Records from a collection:

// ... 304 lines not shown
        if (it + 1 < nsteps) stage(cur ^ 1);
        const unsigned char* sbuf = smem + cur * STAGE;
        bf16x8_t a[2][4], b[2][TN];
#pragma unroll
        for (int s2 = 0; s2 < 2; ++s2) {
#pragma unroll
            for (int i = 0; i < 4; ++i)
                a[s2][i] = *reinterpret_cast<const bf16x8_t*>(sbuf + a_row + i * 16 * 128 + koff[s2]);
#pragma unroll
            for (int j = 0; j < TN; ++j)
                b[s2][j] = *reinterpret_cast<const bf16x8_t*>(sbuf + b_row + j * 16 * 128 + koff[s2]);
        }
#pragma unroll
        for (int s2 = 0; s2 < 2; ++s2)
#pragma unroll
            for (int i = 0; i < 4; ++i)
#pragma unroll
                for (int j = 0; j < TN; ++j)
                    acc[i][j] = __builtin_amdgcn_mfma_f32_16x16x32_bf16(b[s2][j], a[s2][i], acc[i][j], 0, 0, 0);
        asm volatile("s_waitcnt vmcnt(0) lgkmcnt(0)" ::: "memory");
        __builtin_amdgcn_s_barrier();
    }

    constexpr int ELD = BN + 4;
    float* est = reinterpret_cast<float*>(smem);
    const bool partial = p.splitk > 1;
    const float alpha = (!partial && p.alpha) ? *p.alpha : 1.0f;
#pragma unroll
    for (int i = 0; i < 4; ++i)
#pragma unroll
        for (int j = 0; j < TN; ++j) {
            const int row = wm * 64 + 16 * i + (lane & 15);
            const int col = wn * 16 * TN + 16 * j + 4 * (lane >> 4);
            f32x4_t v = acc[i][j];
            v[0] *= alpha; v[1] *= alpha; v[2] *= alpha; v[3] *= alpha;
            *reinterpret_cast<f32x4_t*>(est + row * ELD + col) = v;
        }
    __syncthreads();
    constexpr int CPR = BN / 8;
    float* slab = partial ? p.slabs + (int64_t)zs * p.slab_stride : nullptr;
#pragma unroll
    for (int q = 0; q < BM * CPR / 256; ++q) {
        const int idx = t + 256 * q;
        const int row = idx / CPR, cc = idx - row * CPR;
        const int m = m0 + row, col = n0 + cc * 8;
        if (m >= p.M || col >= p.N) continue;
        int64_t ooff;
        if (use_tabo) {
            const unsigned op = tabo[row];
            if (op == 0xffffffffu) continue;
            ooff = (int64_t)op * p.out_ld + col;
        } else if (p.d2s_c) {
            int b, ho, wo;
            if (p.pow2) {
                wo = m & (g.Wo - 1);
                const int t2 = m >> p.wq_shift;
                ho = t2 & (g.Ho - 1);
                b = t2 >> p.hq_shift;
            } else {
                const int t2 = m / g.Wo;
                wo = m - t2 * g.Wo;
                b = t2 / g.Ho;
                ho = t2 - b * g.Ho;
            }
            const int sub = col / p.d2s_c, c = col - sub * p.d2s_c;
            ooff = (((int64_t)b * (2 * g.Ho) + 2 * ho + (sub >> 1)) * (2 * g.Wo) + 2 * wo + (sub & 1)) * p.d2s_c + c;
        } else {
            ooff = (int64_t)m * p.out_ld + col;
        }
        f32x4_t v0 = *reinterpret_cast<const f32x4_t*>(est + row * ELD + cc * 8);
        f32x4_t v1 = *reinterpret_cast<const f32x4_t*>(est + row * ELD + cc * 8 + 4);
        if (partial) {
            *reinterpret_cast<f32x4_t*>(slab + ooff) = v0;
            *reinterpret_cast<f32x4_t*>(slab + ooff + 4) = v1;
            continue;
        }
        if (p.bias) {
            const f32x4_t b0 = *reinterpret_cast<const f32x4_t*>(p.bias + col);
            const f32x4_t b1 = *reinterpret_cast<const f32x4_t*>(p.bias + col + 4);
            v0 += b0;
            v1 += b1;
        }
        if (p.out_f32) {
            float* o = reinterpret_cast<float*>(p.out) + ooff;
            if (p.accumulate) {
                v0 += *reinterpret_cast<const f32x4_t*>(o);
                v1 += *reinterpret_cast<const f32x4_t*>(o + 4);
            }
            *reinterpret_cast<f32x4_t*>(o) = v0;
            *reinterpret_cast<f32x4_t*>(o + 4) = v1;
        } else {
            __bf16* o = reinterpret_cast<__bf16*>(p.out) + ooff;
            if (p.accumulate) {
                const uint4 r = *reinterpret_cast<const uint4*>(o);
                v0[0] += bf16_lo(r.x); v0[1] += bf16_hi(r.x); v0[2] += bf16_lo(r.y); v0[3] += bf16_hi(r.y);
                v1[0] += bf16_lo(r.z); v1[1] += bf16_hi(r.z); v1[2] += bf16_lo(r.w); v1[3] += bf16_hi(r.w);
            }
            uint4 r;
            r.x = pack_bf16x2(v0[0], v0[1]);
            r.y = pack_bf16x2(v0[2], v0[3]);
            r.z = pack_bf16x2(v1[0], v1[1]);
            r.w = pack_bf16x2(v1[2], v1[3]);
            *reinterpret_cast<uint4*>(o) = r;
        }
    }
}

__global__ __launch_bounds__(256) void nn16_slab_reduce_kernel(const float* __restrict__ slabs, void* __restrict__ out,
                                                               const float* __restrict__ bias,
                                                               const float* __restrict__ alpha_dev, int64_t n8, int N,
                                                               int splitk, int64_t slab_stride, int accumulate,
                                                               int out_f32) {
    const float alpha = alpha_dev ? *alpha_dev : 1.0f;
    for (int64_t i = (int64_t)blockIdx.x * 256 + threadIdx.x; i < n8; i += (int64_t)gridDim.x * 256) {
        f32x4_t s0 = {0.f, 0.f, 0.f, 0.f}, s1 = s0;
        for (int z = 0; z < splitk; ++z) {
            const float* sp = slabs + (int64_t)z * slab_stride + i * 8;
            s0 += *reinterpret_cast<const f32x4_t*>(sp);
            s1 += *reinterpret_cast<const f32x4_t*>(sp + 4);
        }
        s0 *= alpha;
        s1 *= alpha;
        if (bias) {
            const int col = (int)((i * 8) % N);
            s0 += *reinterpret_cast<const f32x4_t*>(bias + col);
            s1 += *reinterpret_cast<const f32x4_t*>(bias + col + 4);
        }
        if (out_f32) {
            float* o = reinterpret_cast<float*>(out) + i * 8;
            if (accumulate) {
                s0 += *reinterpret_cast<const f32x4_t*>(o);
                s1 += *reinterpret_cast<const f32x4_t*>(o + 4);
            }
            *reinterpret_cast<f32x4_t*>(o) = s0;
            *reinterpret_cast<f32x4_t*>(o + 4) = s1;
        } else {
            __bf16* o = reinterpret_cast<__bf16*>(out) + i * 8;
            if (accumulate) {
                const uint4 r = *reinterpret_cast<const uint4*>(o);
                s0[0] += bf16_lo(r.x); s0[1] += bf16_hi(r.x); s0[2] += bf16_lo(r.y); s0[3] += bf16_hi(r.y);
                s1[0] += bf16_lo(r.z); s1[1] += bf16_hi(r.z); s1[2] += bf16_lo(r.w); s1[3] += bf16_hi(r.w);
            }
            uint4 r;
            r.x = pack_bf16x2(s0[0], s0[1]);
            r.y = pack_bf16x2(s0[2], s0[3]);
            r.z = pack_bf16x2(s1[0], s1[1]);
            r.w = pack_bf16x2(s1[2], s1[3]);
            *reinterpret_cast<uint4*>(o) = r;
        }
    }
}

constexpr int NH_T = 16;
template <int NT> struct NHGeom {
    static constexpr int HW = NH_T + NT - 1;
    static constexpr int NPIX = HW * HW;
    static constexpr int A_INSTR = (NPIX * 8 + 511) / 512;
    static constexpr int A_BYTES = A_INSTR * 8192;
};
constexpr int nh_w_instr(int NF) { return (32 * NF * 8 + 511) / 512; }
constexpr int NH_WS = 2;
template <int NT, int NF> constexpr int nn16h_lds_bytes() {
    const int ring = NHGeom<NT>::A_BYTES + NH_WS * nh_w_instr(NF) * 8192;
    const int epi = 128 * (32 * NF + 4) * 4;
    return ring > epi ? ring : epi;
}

==

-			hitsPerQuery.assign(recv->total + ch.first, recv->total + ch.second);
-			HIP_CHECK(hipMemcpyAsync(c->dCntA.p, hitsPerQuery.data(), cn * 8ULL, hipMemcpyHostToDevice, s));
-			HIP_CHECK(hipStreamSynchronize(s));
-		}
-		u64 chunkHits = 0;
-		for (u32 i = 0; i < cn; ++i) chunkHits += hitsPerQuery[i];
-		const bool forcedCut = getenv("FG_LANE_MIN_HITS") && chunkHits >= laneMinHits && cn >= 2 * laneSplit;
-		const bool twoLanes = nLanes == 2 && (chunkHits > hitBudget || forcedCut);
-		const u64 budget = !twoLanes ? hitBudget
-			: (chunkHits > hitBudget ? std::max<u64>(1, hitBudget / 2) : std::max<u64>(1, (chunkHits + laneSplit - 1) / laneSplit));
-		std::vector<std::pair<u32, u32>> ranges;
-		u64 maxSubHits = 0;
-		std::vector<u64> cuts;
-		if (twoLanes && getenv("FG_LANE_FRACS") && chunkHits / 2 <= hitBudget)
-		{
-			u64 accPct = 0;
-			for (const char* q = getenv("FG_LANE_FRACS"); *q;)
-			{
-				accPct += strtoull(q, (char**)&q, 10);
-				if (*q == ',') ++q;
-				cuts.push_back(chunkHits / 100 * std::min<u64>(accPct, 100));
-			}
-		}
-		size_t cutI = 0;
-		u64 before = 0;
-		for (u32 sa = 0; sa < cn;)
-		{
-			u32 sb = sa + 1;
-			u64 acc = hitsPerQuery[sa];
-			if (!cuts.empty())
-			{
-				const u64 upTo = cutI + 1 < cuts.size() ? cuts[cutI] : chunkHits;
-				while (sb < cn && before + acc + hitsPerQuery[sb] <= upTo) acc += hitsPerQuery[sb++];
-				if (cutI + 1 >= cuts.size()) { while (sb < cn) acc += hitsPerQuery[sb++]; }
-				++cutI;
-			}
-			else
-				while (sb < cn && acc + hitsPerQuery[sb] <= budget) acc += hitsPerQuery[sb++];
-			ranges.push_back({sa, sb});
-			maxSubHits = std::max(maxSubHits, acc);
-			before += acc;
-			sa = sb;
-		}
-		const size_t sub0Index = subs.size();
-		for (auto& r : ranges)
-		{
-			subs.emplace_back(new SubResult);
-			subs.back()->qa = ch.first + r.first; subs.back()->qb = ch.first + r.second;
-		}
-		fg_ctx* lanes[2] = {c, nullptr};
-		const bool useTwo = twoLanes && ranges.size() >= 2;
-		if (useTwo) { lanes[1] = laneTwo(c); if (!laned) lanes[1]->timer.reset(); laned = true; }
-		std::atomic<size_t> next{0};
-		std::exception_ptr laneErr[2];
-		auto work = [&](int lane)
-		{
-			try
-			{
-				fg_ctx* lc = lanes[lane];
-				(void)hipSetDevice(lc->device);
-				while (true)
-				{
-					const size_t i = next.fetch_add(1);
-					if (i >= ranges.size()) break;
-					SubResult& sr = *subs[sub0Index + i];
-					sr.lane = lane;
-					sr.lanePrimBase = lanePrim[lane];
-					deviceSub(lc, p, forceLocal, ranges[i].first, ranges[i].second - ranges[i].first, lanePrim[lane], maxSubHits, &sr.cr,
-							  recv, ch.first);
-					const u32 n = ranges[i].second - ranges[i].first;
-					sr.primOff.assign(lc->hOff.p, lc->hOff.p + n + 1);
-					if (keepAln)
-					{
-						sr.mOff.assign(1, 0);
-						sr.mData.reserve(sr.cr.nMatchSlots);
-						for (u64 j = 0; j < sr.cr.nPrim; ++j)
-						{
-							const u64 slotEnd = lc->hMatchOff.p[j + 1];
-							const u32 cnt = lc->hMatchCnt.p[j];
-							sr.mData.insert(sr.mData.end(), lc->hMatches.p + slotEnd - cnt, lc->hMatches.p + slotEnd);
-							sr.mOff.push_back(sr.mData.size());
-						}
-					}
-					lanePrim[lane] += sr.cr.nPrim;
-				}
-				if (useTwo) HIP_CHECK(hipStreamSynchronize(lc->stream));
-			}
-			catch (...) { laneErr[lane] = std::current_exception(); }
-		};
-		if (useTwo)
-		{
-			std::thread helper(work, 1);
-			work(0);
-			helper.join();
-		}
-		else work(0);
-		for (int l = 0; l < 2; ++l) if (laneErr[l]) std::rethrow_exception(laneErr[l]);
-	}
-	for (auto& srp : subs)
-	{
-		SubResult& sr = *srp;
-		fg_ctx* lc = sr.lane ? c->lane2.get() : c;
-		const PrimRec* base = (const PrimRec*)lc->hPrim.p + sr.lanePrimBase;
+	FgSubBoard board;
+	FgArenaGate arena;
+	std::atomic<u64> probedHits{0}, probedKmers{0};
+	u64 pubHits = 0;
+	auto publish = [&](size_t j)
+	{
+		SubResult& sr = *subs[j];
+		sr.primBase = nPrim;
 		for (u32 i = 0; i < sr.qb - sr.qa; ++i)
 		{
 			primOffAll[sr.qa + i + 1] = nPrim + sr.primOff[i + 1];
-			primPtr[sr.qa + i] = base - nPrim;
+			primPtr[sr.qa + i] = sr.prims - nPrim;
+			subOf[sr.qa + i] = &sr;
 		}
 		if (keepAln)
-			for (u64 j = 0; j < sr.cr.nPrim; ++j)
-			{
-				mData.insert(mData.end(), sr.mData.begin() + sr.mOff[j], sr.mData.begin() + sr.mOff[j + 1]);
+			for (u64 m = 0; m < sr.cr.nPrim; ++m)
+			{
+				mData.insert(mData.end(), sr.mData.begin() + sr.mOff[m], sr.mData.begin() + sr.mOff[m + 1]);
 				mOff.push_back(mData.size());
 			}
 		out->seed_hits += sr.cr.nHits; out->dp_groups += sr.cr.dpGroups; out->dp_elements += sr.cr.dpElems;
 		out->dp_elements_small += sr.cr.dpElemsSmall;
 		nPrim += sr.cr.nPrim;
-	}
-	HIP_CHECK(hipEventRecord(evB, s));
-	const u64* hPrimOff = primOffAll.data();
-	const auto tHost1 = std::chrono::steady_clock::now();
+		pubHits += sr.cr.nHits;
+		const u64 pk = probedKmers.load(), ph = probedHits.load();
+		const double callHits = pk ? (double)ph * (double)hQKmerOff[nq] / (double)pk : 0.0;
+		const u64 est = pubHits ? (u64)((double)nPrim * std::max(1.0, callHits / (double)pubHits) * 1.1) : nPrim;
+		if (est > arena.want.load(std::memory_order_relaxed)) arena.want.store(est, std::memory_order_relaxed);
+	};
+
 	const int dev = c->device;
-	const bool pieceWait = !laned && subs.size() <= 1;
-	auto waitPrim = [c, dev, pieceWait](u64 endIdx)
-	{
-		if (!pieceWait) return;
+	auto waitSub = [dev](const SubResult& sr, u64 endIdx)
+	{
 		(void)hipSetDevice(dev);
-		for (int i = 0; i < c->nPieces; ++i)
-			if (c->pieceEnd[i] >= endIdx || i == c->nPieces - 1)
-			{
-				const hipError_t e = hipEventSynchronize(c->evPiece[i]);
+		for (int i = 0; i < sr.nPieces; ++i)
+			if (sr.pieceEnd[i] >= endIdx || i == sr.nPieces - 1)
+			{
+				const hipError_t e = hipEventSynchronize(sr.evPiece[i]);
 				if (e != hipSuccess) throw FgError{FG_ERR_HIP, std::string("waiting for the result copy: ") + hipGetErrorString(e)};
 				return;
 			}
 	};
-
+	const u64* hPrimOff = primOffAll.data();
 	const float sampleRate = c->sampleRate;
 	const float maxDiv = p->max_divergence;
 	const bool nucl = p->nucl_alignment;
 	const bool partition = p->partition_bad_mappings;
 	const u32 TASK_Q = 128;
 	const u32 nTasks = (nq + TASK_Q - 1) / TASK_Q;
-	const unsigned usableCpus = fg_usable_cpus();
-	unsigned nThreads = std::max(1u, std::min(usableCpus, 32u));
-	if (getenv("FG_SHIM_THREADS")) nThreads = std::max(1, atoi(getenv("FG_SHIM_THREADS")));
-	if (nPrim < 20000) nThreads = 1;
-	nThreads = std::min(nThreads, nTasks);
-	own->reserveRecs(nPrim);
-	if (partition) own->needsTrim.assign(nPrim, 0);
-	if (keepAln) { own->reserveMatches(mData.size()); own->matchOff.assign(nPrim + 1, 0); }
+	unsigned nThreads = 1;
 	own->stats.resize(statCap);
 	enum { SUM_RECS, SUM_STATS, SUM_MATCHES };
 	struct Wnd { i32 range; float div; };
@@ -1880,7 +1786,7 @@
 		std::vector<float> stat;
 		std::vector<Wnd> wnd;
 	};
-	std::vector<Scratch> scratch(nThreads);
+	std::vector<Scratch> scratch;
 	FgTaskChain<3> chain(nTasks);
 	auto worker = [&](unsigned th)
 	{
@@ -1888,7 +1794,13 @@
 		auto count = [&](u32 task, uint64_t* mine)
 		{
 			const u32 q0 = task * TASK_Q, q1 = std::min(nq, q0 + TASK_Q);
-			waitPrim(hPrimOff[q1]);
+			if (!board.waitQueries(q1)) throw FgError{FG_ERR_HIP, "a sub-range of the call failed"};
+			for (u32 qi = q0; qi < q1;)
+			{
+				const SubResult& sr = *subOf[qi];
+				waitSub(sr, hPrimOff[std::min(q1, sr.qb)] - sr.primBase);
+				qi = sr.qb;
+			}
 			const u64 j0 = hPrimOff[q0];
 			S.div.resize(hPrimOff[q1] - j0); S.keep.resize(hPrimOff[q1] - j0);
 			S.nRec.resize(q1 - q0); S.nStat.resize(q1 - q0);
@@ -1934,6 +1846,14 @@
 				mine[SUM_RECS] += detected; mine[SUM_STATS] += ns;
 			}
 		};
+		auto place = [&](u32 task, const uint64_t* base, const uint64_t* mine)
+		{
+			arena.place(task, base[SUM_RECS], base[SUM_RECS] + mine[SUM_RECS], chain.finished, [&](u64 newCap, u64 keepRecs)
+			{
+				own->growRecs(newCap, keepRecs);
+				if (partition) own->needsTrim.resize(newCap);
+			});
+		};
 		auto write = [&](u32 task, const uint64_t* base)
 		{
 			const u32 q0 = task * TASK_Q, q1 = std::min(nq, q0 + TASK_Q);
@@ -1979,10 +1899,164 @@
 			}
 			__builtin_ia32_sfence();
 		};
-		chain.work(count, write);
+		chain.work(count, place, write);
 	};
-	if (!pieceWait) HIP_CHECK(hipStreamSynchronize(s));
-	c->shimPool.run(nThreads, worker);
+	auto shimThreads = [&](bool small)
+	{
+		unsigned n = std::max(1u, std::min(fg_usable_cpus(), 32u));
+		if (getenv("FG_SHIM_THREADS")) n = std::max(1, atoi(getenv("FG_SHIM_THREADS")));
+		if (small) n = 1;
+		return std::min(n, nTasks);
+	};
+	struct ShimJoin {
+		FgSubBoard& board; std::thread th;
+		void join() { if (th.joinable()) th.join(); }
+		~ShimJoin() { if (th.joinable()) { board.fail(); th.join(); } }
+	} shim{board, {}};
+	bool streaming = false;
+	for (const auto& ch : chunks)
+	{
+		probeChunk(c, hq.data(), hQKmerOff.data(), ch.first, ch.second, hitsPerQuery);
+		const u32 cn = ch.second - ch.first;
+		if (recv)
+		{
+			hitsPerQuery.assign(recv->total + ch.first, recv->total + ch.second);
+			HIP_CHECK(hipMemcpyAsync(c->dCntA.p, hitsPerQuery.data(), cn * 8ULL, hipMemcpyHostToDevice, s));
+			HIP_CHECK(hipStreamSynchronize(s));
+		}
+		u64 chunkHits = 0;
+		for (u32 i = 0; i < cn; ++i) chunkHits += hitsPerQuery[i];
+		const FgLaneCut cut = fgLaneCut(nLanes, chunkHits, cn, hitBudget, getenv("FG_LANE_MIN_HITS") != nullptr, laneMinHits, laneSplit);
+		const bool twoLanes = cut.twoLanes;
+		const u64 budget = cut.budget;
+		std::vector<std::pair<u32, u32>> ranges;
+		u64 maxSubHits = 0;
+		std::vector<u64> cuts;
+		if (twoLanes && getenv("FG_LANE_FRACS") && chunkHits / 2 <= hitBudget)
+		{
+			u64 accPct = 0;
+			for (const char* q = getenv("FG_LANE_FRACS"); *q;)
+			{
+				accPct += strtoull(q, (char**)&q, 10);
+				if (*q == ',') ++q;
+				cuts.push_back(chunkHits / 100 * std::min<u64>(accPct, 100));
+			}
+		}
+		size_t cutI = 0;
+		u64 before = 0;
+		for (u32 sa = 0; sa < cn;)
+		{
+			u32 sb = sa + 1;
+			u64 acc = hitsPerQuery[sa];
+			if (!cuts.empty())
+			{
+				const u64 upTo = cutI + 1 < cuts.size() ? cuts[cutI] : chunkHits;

WORK INSTRUCTION: Within the data above, the span starting at the line containing "lines not shown" and ending at the line containing "const int idx = t + 256 * q;" is to be retyped exactly, with no other lines.

TASK ANSWER:
// ... 304 lines not shown
        if (it + 1 < nsteps) stage(cur ^ 1);
        const unsigned char* sbuf = smem + cur * STAGE;
        bf16x8_t a[2][4], b[2][TN];
#pragma unroll
        for (int s2 = 0; s2 < 2; ++s2) {
#pragma unroll
            for (int i = 0; i < 4; ++i)
                a[s2][i] = *reinterpret_cast<const bf16x8_t*>(sbuf + a_row + i * 16 * 128 + koff[s2]);
#pragma unroll
            for (int j = 0; j < TN; ++j)
                b[s2][j] = *reinterpret_cast<const bf16x8_t*>(sbuf + b_row + j * 16 * 128 + koff[s2]);
        }
#pragma unroll
        for (int s2 = 0; s2 < 2; ++s2)
#pragma unroll
            for (int i = 0; i < 4; ++i)
#pragma unroll
                for (int j = 0; j < TN; ++j)
                    acc[i][j] = __builtin_amdgcn_mfma_f32_16x16x32_bf16(b[s2][j], a[s2][i], acc[i][j], 0, 0, 0);
        asm volatile("s_waitcnt vmcnt(0) lgkmcnt(0)" ::: "memory");
        __builtin_amdgcn_s_barrier();
    }

    constexpr int ELD = BN + 4;
    float* est = reinterpret_cast<float*>(smem);
    const bool partial = p.splitk > 1;
    const float alpha = (!partial && p.alpha) ? *p.alpha : 1.0f;
#pragma unroll
    for (int i = 0; i < 4; ++i)
#pragma unroll
        for (int j = 0; j < TN; ++j) {
            const int row = wm * 64 + 16 * i + (lane & 15);
            const int col = wn * 16 * TN + 16 * j + 4 * (lane >> 4);
            f32x4_t v = acc[i][j];
            v[0] *= alpha; v[1] *= alpha; v[2] *= alpha; v[3] *= alpha;
            *reinterpret_cast<f32x4_t*>(est + row * ELD + col) = v;
        }
    __syncthreads();
    constexpr int CPR = BN / 8;
    float* slab = partial ? p.slabs + (int64_t)zs * p.slab_stride : nullptr;
#pragma unroll
    for (int q = 0; q < BM * CPR / 256; ++q) {
        const int idx = t + 256 * q;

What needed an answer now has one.